▶ [Problem] Please report how many lines in the records below contain the word "fewer", and give nothing else.

Data shown below:

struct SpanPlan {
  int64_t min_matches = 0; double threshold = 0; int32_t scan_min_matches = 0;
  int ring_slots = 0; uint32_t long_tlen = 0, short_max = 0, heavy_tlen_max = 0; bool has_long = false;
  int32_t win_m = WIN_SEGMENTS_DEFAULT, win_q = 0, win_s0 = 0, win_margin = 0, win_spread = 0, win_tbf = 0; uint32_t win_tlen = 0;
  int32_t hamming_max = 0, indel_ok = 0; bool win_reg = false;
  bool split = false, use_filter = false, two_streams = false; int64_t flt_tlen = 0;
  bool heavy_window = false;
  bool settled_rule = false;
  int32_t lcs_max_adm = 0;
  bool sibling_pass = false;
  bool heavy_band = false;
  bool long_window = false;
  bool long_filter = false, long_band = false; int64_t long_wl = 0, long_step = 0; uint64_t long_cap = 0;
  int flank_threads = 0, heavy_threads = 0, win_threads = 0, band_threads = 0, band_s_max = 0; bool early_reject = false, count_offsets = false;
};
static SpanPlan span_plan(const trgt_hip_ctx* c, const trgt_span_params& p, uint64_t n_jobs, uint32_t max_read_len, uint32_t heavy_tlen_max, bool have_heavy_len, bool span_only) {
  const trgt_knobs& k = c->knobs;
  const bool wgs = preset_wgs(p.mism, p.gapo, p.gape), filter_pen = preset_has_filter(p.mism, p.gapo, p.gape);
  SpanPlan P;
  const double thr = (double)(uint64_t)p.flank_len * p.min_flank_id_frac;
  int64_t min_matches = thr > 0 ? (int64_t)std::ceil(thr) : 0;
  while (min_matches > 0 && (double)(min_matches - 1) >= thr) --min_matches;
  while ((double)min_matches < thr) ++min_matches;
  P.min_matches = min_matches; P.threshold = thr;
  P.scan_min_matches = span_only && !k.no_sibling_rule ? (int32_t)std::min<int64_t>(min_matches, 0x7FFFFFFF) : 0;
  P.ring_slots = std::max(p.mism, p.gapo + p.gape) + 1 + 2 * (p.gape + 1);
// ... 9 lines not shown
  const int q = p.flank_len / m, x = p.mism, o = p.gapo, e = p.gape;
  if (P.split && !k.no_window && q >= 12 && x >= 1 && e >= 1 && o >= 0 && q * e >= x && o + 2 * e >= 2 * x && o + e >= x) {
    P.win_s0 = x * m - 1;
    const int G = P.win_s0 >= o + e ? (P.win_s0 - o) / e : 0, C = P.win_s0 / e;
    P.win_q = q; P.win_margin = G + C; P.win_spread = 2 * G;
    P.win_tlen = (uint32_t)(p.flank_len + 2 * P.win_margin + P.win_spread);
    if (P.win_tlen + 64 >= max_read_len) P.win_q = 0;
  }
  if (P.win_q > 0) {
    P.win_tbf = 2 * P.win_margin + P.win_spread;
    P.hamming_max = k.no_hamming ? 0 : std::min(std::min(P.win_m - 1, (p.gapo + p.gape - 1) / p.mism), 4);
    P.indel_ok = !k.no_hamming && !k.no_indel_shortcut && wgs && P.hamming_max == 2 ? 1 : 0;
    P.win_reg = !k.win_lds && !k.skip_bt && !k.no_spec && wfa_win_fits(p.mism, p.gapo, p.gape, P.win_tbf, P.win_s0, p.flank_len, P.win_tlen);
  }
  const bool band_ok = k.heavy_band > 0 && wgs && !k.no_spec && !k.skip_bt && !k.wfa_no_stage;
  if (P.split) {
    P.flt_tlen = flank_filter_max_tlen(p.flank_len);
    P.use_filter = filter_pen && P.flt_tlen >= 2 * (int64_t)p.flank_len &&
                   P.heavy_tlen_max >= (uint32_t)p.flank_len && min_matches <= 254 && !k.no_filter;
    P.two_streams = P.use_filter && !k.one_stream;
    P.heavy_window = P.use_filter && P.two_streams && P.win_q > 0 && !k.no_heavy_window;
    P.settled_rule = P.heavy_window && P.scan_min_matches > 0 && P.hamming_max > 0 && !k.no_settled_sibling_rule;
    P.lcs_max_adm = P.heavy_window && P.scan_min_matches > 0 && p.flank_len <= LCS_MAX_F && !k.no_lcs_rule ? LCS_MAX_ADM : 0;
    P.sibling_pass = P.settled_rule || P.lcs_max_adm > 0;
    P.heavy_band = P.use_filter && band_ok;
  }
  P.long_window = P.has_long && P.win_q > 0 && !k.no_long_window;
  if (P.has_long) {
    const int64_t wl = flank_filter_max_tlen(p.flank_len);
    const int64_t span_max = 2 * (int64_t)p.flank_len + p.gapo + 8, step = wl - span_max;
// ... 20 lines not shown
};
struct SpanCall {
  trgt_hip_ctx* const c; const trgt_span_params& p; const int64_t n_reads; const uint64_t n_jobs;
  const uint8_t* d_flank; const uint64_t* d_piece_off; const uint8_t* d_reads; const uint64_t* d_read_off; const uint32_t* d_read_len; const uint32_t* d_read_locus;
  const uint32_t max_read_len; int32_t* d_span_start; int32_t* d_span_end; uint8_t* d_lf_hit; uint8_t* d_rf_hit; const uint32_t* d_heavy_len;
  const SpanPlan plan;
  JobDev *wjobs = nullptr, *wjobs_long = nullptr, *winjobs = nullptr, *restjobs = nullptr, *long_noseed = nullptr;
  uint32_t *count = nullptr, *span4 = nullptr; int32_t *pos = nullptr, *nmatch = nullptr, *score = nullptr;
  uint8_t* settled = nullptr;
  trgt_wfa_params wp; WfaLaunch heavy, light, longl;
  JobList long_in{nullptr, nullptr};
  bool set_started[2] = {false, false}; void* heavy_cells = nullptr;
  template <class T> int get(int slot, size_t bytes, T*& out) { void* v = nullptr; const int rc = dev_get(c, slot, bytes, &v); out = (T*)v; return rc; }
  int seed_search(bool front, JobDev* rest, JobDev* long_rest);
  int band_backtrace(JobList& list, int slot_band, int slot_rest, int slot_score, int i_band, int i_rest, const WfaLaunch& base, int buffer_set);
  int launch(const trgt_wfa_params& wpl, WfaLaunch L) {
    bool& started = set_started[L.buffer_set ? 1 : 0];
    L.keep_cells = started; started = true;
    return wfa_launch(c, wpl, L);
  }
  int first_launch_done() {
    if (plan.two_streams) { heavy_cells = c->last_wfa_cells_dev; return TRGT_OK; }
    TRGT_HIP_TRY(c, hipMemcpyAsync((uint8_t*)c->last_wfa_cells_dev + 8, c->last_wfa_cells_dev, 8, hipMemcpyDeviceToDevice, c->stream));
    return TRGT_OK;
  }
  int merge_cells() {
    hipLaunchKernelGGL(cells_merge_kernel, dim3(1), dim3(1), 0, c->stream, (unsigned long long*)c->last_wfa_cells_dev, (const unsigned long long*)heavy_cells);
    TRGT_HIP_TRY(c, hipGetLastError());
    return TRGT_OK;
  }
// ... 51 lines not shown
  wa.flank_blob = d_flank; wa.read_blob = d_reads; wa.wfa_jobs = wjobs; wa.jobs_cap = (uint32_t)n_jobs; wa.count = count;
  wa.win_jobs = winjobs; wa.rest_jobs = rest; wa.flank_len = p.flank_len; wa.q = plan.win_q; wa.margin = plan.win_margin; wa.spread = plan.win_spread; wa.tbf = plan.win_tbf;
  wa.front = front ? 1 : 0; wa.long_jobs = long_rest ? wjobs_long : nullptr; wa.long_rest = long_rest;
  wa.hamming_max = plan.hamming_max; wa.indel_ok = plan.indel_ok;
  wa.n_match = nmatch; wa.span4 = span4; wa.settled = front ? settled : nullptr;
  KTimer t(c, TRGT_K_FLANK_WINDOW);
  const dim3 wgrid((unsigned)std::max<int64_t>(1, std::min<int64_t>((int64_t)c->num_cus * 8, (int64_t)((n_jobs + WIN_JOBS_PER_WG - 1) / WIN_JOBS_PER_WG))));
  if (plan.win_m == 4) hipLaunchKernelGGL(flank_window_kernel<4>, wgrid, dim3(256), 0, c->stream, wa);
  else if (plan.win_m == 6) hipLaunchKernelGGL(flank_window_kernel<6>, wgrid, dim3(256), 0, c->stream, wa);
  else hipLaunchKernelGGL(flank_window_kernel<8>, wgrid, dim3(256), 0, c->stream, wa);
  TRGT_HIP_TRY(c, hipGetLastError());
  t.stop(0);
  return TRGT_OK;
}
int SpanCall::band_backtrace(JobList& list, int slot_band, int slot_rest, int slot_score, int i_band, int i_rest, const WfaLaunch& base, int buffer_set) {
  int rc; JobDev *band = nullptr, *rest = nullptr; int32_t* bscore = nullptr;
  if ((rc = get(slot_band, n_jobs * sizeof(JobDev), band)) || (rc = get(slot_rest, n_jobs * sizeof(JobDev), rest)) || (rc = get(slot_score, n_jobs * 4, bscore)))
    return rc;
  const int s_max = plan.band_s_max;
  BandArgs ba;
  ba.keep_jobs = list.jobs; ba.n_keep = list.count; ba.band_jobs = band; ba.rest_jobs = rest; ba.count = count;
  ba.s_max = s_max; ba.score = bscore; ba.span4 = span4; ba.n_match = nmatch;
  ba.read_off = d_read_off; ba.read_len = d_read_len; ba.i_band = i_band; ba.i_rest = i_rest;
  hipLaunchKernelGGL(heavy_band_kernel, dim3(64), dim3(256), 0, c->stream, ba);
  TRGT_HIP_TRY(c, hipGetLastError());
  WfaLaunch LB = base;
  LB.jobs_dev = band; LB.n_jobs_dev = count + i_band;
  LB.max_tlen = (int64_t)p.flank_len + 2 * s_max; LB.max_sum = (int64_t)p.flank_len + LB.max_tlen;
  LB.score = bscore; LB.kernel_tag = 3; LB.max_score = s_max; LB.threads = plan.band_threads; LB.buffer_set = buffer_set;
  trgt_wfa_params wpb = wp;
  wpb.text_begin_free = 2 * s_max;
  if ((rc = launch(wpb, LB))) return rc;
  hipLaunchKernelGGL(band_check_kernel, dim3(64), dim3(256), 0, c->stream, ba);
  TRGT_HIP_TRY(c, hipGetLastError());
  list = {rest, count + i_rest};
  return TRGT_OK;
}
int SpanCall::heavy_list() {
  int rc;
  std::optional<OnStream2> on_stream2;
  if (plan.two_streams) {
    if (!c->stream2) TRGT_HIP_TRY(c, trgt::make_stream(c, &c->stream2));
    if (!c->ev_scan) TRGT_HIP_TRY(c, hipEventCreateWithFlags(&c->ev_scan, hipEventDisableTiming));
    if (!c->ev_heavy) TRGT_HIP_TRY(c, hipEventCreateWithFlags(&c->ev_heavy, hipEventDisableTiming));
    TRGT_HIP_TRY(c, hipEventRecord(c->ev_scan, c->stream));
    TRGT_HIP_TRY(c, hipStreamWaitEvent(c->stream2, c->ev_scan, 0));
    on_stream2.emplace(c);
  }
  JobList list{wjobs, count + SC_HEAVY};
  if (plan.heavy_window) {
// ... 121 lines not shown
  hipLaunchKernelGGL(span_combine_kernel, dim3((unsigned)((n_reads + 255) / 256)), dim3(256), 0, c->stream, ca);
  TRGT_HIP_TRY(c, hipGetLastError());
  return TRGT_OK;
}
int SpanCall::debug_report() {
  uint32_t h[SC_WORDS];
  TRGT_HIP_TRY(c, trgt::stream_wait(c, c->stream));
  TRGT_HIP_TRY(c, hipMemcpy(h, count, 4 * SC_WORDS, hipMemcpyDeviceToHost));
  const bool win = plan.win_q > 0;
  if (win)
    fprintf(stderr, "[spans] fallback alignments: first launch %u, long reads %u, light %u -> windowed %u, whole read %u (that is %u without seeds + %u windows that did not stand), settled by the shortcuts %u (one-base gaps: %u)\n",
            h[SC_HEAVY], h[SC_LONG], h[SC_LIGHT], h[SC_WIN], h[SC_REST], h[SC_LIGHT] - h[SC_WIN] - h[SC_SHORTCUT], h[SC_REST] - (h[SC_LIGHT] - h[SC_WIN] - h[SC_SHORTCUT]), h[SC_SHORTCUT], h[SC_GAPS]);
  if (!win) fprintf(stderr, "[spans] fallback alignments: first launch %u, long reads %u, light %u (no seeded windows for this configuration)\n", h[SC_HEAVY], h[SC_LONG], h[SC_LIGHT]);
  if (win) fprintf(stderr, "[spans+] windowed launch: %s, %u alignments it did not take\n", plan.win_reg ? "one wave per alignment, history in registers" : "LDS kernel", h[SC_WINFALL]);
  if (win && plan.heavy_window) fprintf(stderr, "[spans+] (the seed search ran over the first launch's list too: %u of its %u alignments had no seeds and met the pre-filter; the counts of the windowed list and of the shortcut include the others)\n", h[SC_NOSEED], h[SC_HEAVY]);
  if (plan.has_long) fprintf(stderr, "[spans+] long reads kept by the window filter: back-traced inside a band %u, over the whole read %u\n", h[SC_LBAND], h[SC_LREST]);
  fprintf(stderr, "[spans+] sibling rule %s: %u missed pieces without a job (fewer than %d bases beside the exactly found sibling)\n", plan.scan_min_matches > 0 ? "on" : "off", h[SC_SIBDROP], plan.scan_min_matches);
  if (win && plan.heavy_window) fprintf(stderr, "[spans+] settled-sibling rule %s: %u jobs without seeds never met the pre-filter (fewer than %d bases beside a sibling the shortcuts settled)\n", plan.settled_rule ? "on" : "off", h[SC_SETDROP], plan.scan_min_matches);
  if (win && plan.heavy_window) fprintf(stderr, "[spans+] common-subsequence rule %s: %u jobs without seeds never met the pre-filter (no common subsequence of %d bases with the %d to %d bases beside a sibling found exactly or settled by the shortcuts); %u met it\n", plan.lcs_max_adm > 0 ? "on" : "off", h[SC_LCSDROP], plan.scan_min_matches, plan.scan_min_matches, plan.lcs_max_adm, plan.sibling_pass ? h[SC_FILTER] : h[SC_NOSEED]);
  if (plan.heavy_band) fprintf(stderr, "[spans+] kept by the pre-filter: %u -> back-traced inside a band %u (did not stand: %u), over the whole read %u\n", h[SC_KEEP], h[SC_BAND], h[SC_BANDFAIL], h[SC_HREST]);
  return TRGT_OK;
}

End of Data shown.
Data shown below:

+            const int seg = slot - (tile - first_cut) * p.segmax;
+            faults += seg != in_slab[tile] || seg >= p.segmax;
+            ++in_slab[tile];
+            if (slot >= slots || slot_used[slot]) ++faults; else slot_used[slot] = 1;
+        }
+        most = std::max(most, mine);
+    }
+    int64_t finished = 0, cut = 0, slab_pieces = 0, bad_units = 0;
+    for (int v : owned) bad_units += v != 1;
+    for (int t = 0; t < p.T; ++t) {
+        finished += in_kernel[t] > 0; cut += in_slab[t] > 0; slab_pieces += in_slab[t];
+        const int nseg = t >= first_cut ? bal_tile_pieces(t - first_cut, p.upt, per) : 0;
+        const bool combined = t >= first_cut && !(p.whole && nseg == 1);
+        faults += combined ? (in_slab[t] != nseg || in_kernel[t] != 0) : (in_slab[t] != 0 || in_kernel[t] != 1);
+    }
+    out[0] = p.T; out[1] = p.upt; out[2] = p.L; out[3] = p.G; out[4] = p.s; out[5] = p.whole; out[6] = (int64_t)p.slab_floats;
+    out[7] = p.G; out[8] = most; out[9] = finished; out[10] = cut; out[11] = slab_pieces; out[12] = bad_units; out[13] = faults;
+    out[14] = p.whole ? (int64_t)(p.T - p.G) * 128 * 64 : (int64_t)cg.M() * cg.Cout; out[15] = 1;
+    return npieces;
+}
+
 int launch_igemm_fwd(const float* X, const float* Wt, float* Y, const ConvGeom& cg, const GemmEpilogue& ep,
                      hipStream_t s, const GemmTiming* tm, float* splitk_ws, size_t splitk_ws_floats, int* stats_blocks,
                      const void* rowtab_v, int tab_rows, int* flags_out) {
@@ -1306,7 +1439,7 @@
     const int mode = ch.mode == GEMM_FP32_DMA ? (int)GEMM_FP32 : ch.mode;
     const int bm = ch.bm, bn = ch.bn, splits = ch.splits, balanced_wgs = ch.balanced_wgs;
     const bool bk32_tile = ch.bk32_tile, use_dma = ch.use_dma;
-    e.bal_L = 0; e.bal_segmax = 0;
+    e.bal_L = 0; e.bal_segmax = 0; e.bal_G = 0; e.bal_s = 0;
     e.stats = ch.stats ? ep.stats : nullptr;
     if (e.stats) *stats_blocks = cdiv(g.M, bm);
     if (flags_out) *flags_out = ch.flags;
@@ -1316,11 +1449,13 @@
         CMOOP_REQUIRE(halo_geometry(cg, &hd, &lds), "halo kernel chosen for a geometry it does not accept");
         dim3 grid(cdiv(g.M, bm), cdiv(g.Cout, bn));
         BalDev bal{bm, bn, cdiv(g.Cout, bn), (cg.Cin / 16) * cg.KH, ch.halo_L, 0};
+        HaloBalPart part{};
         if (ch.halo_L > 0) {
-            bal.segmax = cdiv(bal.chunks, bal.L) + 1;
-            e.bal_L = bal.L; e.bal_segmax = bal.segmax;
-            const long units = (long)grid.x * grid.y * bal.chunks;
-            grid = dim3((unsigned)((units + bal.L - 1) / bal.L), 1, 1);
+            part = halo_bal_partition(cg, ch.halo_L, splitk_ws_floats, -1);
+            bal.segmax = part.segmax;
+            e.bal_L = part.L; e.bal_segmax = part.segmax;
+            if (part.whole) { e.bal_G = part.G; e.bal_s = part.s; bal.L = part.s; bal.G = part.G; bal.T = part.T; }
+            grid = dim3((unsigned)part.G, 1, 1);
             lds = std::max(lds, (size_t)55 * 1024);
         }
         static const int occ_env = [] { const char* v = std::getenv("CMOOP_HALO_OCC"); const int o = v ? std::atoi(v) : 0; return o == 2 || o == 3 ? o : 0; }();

End of Data shown.

▶ [Output for this exercise] 2